We Are Each Other’s Future
We must learn to live together as brothers, or perish together as fools
Martin Luther King, Jr.
Humankind has not woven the web of life. We are but one thread within it. Whatever we do to the web, we do to ourselves. All things are bound together. All things connect
Chief Seattle
Community is the only heaven we can reasonably look forward to, the only real and substantial salvation.
Harry Howells Horton
As the reality of the Unwanted Rematch sinks in, it is tempting for those who style themselves liberals to put everything else on the back burner, in order to march to battle against the Mango Mussolini. After all, we must save the US from the howling gales of fascism once again, all other priorities be damned (for now).
But as obvious as this seems, our fight is not actually with Trump himself, or even with Trumpists in general. As mentioned in an earlier post, it is a mistake to view supporters of the former President as cultists, a popular liberal trope. Rather, we’re talking about a much deeper issue, one of identity formation and community maintenance through dualistic antagonism. We are in a situation where tens of millions of Americans now view reality completely through the lens of conflict only, with all aspects of life (political, economic, cultural, moral) slotted into that framework.
Now, conflict with ‘out-groups’ is an ancient and powerful way to form identity and solidify community bonds. Our social primate and tribal heritages have baked small-scale insularity and suspicion of outsiders into our brains and DNA. It is the easy, natural, short-cut way to be a human being existing in a group. But like many things (sugar, fat, substantial leisure-time), what was once functional in low-density, forager-hunter settings becomes toxic in modern civilization. In giant industrial nation-states, where people are intimately linked in sprawling, far-flung economic relationships with strangers by design and necessity, our primordial distrust of others can easily become unmoored from practical utility, and then leveraged by the powerful to their own benefit. Liberalism has been dragged into this conflict motif, with the resulting weirdness of an intolerance for those not seen as tolerant as you are.

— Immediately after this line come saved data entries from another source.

double PMesh::plane_nu_correction(int64_t n, const double *d_pos, const float *d_mass, const uint8_t *d_active, mpg_nu_response_fn fn, void *ctx,
                                  double box_mpc, hipStream_t st)
{
    MPG_CHECK(nmesh > 0, "potential planes: the massive-neutrino correction needs the PM mesh (gravpm_init_periodic first)");
    MPG_CHECK(!slab.ready, "potential planes: the massive-neutrino correction is not available while the mesh is in its slab-decomposed form");
    MPG_CHECK(fn && box_mpc > 0, "potential planes: the massive-neutrino correction needs a callback and BoxSize_in_MPC > 0");
    ensure_single();
    const size_t nreal = (size_t)nmesh * nmesh * nmesh, nb = (size_t)nmesh;
    const bool had_ps = ps_valid && ps_nmesh == nmesh;
    if(had_ps) {
        ps_keep.reserve(3 * nb + 1);
        MPG_HIP(hipMemcpyAsync(ps_keep.p, ps_acc.p, (2 * nb + 1) * sizeof(double), hipMemcpyDeviceToDevice, st));
        MPG_HIP(hipMemcpyAsync(ps_keep.p + 2 * nb + 1, ps_modes.p, nb * sizeof(unsigned long long), hipMemcpyDeviceToDevice, st));
    }
    struct Restore {
        PMesh *pm;
        mpg_nu_response_fn fn;
        void *ctx;
        double box_mpc, prefac, normfac;
        int nonzero;
        bool had_ps;
        hipStream_t st;
        ~Restore()
        {
            pm->nu_who = "gravpm_force";
            pm->nu_fn = fn;
            pm->nu_ctx = ctx;
            pm->nu_box_mpc = box_mpc;
            pm->nu_prefac = prefac;
            pm->nu_normfac = normfac;
            pm->nu_nonzero = nonzero;
            pm->ps_valid = had_ps;
            if(had_ps) {
                const size_t nb = (size_t)pm->nmesh;
                (void)hipMemcpyAsync(pm->ps_acc.p, pm->ps_keep.p, (2 * nb + 1) * sizeof(double), hipMemcpyDeviceToDevice, st);
                (void)hipMemcpyAsync(pm->ps_modes.p, pm->ps_keep.p + 2 * nb + 1, nb * sizeof(unsigned long long), hipMemcpyDeviceToDevice, st);
            }
        }
    } restore{this, nu_fn, nu_ctx, nu_box_mpc, nu_prefac, nu_normfac, nu_nonzero, had_ps, st};
    MPG_HIP(hipMemsetAsync(real.p, 0, nreal * sizeof(double), st));
    if(n > 0)
        deposit(n, d_pos, d_mass, d_active, real.p, 0, nmesh, dep_plane, st, nullptr);
    plan_r2c.exec(real.p, rho_k.p, st);
    measure_spectrum<false, false, false>(rho_k.p, nmesh, 0, 2048, st);
    double total_mass = 0;
    MPG_HIP(hipMemcpyAsync(&total_mass, rho_k.p, sizeof(double), hipMemcpyDeviceToHost, st));
    double *acc;
    unsigned long long *modes;
    nu_fetch(st, &acc, &modes);
    MPG_CHECK(total_mass > 0, "potential planes: cannot build a potential plane from zero active particle mass");
    nu_who = "potential planes";
    nu_fn = fn;
    nu_ctx = ctx;
    nu_box_mpc = box_mpc;
    nu_table(acc, modes, st);
    const NuArgs na{nu_tab.p, nu_guess.p, nu_nonzero, nu_prefac, nu_normfac, 2 * M_PI / nu_box_mpc};
    hipLaunchKernelGGL(k_nu_correction, dim3(2048), dim3(256), (size_t)nmesh * (2 * sizeof(double) + sizeof(int)), st, nmesh, (double2 *)rho_k.p, na);
    MPG_HIP(hipGetLastError());
    plan_c2r.exec(rho_k.p, real.p, st);
    return total_mass;
}

void PMesh::force(int64_t n, const double *d_pos, const float *d_mass, const uint8_t *d_active, double *d_gravpm, double *d_potential,
                  hipStream_t st, EventTimer *tm)
{
    MPG_CHECK(nmesh > 0, "gravpm_force called before gravpm_init_periodic");
    MPG_CHECK(!slab.ready, "gravpm_force: the mesh is in its slab-decomposed form (use the pm_slab calls)");
    ensure_single();
    const size_t nreal = (size_t)nmesh * nmesh * nmesh;
    const size_t ncplx = (size_t)nmesh * nmesh * (nmesh / 2 + 1);
    float t_fft = 0, t_tr = 0, t_ro = 0;
    auto lap = [&](float &sum) {
        float t;
        if(tm) {
            tm->lap(st, &t);
            sum += t;
        }
    };
    if(tm)
        tm->start(st);
    MPG_HIP(hipMemsetAsync(real.p, 0, nreal * sizeof(double), st));
    if(n > 0)
        deposit(n, d_pos, d_mass, d_active, real.p, 0, nmesh, dep_single, st, tm);
    if(tm)
        tm->lap(st, &tm->t.pm_deposit);
    plan_r2c.exec(real.p, rho_k.p, st);
    lap(t_fft);
    static const bool fuse_ps = !(getenv("MPG_PM_FUSE_PS") && getenv("MPG_PM_FUSE_PS")[0] == '0');
    if(fuse_ps)
        transfer_stage<false, true>(TR_BOTH, rho_k.p, nmesh, 0, 2048, st);
    else
        transfer_stage<false, false>(TR_BOTH, rho_k.p, nmesh, 0, 2048, st);
    lap(t_tr);
    if(!kspace_force) {
        plan_c2r.exec(rho_k.p, real.p, st);
        lap(t_fft);
        if(n > 0)
            hipLaunchKernelGGL(k_cic_readout_stencil, dim3(nblk(n)), dim3(256), 0, st, n, d_pos, d_active, cellsize, nmesh, (double)nmesh / box,
                               (const double *)real.p, d_gravpm, d_potential);
        lap(t_ro);
    }
    else
        for(int f = 0; f < 4; f++) {
        const int axis = f - 1;
        if(f == 0 && !d_potential)
            continue;
        hipLaunchKernelGGL(k_force_transfer<false>, dim3(nblk(ncplx)), dim3(256), 0, st, nmesh, nmesh, 0, axis, difffac.p,
                           (const double2 *)rho_k.p, (double2 *)work_k.p, 1, 0);
        lap(t_tr);
        plan_c2r.exec(work_k.p, real.p, st);
        lap(t_fft);
        if(n > 0) {
            if(f == 0)
                hipLaunchKernelGGL(k_cic_readout, dim3(nblk(n)), dim3(256), 0, st, n, d_pos, d_active, cellsize, nmesh, real.p, 3, d_potential);
            else
                hipLaunchKernelGGL(k_cic_readout, dim3(nblk(n)), dim3(256), 0, st, n, d_pos, d_active, cellsize, nmesh, real.p, axis, d_gravpm);
        }
        lap(t_ro);
    }
    MPG_HIP(hipGetLastError());
    if(tm && tm->enabled) {
        tm->t.pm_fft = t_fft;
        tm->t.pm_transfer = t_tr;
        tm->t.pm_readout = t_ro;
        tm->t.pm_total = tm->t.pm_deposit + t_fft + t_tr + t_ro;
    }
}


__global__ void __launch_bounds__(256) k_slab_pack_a(int nmesh, int P, int Py, const double2 *__restrict__ C, double2 *__restrict__ sendA)
{
    const int nz = nmesh / 2 + 1;
    const size_t total = (size_t)P * nmesh * nz;
    const size_t ip = (size_t)blockIdx.x * blockDim.x + threadIdx.x;
    if(ip >= total)
        return;
    const int iz = (int)(ip % nz);
    const size_t t = ip / nz;
    const int y = (int)(t % nmesh);
    const int xl = (int)(t / nmesh);
    const int d = y / Py, yl = y - d * Py;
    sendA[(((size_t)d * P + xl) * Py + yl) * nz + iz] = C[ip];
}

__global__ void __launch_bounds__(256) k_slab_unpack_b(int nmesh, int P, int Py, const double2 *__restrict__ recvB, double2 *__restrict__ C)
{
    const int nz = nmesh / 2 + 1;
    const size_t total = (size_t)P * nmesh * nz;
// ... 11 lines not shown
__global__ void __launch_bounds__(256) k_transpose(int rows, int cols, const double2 *__restrict__ in, size_t in_ld, double2 *__restrict__ out,
                                                   size_t out_ld)
{
    __shared__ double2 tile[32][33];
    const int tx = threadIdx.x & 31, ty = threadIdx.x >> 5;
    const int c0 = blockIdx.x * 32, r0 = blockIdx.y * 32;
#pragma unroll
    for(int k = 0; k < 32; k += 8) {
        const int r = r0 + ty + k, c = c0 + tx;
        if(r < rows && c < cols)
            tile[ty + k][tx] = in[(size_t)r * in_ld + c];
    }
    __syncthreads();
#pragma unroll
    for(int k = 0; k < 32; k += 8) {
        const int c = c0 + ty + k, r = r0 + tx;
        if(r < rows && c < cols)
            out[(size_t)c * out_ld + r] = tile[tx][ty + k];
    }
}

void PMesh::slab_destroy()
{
    if(slab.ready) {
        slab.p2d_r2c.destroy();
        slab.p2d_c2r.destroy();
        slab.p1d_fwd.destroy();
        slab.p1d_inv.destroy();
        slab.ready = false;
    }
    slab.phi.release();
    slab.force.release();
    slab.C.release();
    slab.rho_k.release();
    slab.work.release();
}

void PMesh::slab_init(int rank, int world)
{
    MPG_CHECK(nmesh > 0, "pm_slab_init called before gravpm_init_periodic");
    MPG_CHECK(world >= 1 && rank >= 0 && rank < world, "pm_slab_init: bad rank / world");
    MPG_CHECK(nmesh % world == 0, "pm_slab_init: Nmesh must be a multiple of the number of GPUs");
    slab_destroy();
    slab.rank = rank;
    slab.world = world;
    slab.P = slab.Py = nmesh / world;
    const int nz = nmesh / 2 + 1;
    const size_t S = (size_t)slab.Py * nz;
    MPG_CHECK(slab.P >= 3, "pm_slab_init: at least 3 mesh planes per GPU are needed");
    slab.phi.reserve((size_t)(slab.P + 5) * nmesh * nmesh);
    slab.force.reserve((size_t)(slab.P + 1) * nmesh * nmesh);
    slab.C.reserve(2 * (size_t)slab.P * nmesh * nz);
    slab.rho_k.reserve(2 * (size_t)nmesh * S);
    if(have_plans) {
        plan_r2c.destroy();
        plan_c2r.destroy();
        have_plans = false;
    }
    real.release();
    rho_k.release();
    work_k.release();
    const size_t len2[2] = {(size_t)nmesh, (size_t)nmesh}, len1[1] = {(size_t)nmesh};
    slab.p2d_r2c.create(rocfft_placement_notinplace, rocfft_transform_type_real_forward, 2, len2, (size_t)slab.P);
    slab.p2d_c2r.create(rocfft_placement_notinplace, rocfft_transform_type_real_inverse, 2, len2, (size_t)slab.P);
    slab.p1d_fwd.create(rocfft_placement_inplace, rocfft_transform_type_complex_forward, 1, len1, S);
    slab.p1d_inv.create(rocfft_placement_inplace, rocfft_transform_type_complex_inverse, 1, len1, S);
    slab.work.reserve(2 * (size_t)nmesh * S);
    slab.ready = true;
}

void PMesh::slab_forward_a(int64_t n, const double *d_pos, const float *d_mass, double *sendA, hipStream_t st)
{
    MPG_CHECK(slab.ready, "pm_slab: not initialised");
    const int nz = nmesh / 2 + 1;
    const size_t nreal = (size_t)slab.P * nmesh * nmesh;
    MPG_HIP(hipMemsetAsync(slab.force.p, 0, nreal * sizeof(double), st));
    if(n > 0)
        deposit(n, d_pos, d_mass, nullptr, slab.force.p, slab.rank * slab.P, slab.P, dep_slab, st, nullptr);
    slab.p2d_r2c.exec(slab.force.p, slab.C.p, st);
    hipLaunchKernelGGL(k_slab_pack_a, dim3(nblk((size_t)slab.P * nmesh * nz)), dim3(256), 0, st, nmesh, slab.P, slab.Py, (const double2 *)slab.C.p,
                       (double2 *)sendA);
    MPG_HIP(hipGetLastError());
}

As capitalism has fractured American society, polarization has reconstituted community into quasi-real, mostly virtual formats, where people intensely engage their new enemies in largely symbolic arenas (social media, elections, strategic protests and counter-protests at select, high-profile events). We are living in this bizarre kabuki playing field of national culture, where we let polarization and conflict drive and filter everything that happens: wars, inflation, politics, education, immigration, bathroom signs. How can we combat this drift towards antagonistic dualism? What is driving it?
Alone
The average household size in the United States is now 2.5. Around 30% of households are just single individuals. Typical job turnover rate is roughly four years. While most Americans still live relatively near to where they grew up, around 2.5% of the population moves out of state each year. The average person moves 12 times in their lifetime, and the mover rate is 9% a year.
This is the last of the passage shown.